-- What the exercise asks --
Report each line of the records below that uses the word "amax".

-- Input records --

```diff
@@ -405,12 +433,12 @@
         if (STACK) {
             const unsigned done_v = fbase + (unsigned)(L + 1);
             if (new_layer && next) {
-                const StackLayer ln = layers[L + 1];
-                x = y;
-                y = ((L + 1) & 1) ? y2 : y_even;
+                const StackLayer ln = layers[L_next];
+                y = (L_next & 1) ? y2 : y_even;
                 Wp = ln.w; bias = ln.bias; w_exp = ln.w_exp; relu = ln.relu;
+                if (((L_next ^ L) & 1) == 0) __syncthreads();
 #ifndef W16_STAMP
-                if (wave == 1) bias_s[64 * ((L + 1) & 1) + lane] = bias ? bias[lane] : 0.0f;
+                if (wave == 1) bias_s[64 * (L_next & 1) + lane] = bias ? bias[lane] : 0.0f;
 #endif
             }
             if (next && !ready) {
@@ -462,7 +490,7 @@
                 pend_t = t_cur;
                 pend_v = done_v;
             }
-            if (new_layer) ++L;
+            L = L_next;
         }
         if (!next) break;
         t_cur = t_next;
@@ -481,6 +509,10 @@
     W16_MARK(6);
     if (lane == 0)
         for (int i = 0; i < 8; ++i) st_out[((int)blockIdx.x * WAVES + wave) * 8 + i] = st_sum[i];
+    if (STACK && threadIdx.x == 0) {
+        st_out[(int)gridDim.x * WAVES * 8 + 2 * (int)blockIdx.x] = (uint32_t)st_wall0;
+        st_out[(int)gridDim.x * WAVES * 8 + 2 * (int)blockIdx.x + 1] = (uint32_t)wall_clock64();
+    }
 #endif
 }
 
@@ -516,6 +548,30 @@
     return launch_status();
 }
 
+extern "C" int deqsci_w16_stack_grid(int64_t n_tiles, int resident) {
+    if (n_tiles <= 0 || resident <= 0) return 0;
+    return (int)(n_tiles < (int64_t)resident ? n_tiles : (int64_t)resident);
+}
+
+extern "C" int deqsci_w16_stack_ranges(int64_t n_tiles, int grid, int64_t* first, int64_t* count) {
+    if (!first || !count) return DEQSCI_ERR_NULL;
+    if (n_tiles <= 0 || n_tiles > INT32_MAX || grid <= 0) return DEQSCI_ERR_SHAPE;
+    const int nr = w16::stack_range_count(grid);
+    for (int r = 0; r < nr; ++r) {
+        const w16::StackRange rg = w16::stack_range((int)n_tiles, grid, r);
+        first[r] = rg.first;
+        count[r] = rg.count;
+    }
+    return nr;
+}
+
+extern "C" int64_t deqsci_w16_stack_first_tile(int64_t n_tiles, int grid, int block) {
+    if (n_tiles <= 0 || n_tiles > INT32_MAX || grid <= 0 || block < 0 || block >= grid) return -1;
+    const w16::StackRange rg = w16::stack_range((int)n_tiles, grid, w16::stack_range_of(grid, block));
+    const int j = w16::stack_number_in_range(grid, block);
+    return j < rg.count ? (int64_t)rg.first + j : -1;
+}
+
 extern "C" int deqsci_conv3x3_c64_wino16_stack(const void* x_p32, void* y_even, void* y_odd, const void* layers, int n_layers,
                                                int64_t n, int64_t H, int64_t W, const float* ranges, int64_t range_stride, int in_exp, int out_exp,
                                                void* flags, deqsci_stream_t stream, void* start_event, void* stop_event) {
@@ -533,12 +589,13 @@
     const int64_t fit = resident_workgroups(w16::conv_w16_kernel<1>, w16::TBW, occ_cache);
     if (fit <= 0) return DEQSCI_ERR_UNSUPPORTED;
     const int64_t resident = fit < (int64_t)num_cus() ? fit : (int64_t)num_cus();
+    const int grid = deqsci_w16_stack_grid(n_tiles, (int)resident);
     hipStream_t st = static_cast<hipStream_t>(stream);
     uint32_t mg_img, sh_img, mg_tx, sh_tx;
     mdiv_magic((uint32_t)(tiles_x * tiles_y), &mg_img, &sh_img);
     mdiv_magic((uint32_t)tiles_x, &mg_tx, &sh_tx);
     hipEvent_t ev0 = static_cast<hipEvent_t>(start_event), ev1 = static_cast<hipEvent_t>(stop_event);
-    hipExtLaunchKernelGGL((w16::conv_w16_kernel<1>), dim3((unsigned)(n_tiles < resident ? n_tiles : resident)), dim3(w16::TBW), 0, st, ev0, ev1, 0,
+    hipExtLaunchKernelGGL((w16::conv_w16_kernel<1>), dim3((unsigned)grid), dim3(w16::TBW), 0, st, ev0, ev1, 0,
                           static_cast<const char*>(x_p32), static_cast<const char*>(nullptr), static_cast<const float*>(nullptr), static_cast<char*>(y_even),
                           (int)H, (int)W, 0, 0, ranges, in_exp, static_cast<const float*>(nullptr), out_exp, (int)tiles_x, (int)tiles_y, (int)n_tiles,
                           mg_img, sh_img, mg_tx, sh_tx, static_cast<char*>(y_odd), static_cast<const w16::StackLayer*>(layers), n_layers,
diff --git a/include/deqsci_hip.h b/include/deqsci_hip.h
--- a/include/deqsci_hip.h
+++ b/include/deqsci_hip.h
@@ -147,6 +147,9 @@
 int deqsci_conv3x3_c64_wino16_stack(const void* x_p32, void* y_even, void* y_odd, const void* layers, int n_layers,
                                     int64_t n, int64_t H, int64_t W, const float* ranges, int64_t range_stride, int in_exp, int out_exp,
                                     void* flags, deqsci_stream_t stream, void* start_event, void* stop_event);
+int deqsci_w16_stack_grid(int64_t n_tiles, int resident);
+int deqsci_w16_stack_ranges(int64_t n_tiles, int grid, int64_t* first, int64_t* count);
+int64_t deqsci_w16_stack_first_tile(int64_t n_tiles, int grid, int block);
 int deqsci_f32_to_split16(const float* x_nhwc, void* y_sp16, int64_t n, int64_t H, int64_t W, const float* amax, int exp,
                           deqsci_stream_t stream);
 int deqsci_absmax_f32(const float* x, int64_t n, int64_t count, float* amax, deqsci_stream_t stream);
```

--

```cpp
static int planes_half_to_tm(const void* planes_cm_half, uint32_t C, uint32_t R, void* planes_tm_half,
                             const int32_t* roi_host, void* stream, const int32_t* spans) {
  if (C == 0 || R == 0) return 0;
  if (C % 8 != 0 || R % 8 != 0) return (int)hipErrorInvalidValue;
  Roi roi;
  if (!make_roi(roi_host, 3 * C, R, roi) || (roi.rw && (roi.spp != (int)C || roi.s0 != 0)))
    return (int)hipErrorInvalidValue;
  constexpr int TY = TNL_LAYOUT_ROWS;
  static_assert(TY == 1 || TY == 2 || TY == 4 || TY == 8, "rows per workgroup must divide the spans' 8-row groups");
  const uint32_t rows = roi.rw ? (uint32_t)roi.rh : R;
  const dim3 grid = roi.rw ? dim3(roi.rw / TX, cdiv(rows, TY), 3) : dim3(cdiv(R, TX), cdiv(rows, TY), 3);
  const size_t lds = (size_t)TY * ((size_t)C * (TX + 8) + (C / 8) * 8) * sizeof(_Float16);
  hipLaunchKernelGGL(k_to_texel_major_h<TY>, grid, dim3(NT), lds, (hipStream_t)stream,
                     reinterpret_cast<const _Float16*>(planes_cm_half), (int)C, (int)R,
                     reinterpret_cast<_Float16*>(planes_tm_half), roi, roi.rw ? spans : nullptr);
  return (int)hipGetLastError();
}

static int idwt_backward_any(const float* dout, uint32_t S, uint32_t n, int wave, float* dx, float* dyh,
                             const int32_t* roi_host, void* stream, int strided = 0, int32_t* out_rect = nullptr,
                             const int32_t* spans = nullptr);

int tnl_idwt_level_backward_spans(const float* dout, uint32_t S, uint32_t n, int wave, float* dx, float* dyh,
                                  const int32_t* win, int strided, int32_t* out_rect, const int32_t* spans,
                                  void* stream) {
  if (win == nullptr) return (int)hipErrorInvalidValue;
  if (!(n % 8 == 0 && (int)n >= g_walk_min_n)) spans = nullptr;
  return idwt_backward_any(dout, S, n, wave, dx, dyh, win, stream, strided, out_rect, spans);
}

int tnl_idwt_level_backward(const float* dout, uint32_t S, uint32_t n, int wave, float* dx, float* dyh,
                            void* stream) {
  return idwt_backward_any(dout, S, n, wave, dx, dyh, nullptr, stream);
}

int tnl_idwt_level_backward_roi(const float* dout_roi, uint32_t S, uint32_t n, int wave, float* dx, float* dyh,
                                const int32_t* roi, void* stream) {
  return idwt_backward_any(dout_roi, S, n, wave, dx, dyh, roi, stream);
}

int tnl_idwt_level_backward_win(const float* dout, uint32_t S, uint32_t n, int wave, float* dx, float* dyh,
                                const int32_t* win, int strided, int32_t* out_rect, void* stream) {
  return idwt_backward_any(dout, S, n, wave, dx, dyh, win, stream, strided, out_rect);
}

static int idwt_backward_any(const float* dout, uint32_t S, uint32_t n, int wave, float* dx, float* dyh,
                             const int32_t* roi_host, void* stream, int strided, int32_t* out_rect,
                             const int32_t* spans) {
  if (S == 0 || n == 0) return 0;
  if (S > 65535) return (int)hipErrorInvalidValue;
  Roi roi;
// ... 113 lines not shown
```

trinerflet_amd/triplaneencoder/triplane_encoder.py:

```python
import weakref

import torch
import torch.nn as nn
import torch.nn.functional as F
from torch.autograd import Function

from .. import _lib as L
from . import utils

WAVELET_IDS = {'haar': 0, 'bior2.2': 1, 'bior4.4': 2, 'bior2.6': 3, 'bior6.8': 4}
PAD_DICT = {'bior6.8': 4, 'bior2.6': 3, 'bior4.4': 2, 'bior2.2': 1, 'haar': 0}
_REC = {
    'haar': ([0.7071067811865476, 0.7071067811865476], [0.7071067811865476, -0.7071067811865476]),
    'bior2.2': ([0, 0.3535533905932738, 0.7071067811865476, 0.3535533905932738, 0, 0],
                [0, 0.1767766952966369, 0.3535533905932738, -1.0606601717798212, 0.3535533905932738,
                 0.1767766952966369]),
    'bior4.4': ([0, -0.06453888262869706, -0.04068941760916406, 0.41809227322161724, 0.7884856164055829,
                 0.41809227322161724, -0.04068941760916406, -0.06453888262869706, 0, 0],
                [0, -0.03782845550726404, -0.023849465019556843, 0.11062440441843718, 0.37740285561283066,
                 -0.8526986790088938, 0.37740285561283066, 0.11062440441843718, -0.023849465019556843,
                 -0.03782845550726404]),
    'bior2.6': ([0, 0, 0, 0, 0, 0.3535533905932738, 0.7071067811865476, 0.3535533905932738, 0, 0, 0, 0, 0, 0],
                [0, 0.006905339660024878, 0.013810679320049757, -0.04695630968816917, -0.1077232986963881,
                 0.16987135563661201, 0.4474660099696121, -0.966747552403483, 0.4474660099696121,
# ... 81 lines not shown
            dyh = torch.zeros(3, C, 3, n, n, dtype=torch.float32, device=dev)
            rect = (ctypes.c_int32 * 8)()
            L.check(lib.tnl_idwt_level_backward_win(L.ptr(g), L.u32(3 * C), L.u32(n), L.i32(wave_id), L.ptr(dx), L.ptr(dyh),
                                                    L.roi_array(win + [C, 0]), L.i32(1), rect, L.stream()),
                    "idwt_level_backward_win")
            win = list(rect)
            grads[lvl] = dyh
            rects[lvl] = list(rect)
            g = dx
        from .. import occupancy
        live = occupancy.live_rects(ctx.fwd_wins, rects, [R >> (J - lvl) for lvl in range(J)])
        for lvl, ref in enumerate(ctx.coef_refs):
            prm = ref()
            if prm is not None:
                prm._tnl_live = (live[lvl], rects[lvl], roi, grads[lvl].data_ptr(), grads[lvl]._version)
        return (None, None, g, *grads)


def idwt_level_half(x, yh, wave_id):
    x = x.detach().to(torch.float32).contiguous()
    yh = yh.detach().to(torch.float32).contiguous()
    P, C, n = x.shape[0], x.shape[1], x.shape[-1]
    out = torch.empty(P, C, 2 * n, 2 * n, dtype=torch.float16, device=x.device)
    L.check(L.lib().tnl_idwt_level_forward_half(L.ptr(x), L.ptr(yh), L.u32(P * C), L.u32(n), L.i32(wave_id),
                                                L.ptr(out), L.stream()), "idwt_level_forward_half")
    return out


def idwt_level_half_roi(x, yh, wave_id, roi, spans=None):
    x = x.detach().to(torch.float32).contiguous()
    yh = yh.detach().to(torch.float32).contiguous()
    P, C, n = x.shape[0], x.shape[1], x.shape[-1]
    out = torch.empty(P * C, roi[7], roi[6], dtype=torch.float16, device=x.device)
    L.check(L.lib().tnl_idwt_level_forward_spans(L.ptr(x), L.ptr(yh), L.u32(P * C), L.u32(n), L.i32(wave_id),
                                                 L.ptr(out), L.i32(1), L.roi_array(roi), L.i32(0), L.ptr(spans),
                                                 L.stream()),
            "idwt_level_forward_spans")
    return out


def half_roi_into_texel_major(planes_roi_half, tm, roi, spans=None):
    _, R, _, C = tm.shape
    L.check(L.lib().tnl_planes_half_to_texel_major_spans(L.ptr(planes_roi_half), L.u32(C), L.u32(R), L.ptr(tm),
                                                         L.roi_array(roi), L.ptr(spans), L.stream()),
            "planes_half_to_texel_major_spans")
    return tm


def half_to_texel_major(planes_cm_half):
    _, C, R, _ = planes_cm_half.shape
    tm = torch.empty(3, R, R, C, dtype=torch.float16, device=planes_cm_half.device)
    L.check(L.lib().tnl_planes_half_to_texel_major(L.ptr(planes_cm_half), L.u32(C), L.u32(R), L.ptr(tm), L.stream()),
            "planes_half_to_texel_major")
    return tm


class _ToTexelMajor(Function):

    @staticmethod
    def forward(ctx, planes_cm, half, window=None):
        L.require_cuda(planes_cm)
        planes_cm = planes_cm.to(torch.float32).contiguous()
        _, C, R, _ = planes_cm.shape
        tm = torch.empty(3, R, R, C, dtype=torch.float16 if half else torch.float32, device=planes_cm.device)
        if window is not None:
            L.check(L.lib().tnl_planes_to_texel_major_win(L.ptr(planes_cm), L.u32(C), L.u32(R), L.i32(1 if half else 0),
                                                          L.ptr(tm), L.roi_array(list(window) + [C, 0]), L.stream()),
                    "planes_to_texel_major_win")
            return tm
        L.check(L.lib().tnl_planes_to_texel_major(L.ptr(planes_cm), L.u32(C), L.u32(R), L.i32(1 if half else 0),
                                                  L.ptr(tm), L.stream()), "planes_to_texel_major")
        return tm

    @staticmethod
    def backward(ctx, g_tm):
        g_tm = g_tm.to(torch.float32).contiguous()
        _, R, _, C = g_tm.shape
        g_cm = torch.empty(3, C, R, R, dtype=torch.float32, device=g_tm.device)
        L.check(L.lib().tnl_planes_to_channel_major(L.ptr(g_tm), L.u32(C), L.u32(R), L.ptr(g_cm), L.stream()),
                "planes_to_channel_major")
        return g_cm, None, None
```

-- Expected answer --
 int deqsci_f32_to_split16(const float* x_nhwc, void* y_sp16, int64_t n, int64_t H, int64_t W, const float* amax, int exp,
 int deqsci_absmax_f32(const float* x, int64_t n, int64_t count, float* amax, deqsci_stream_t stream);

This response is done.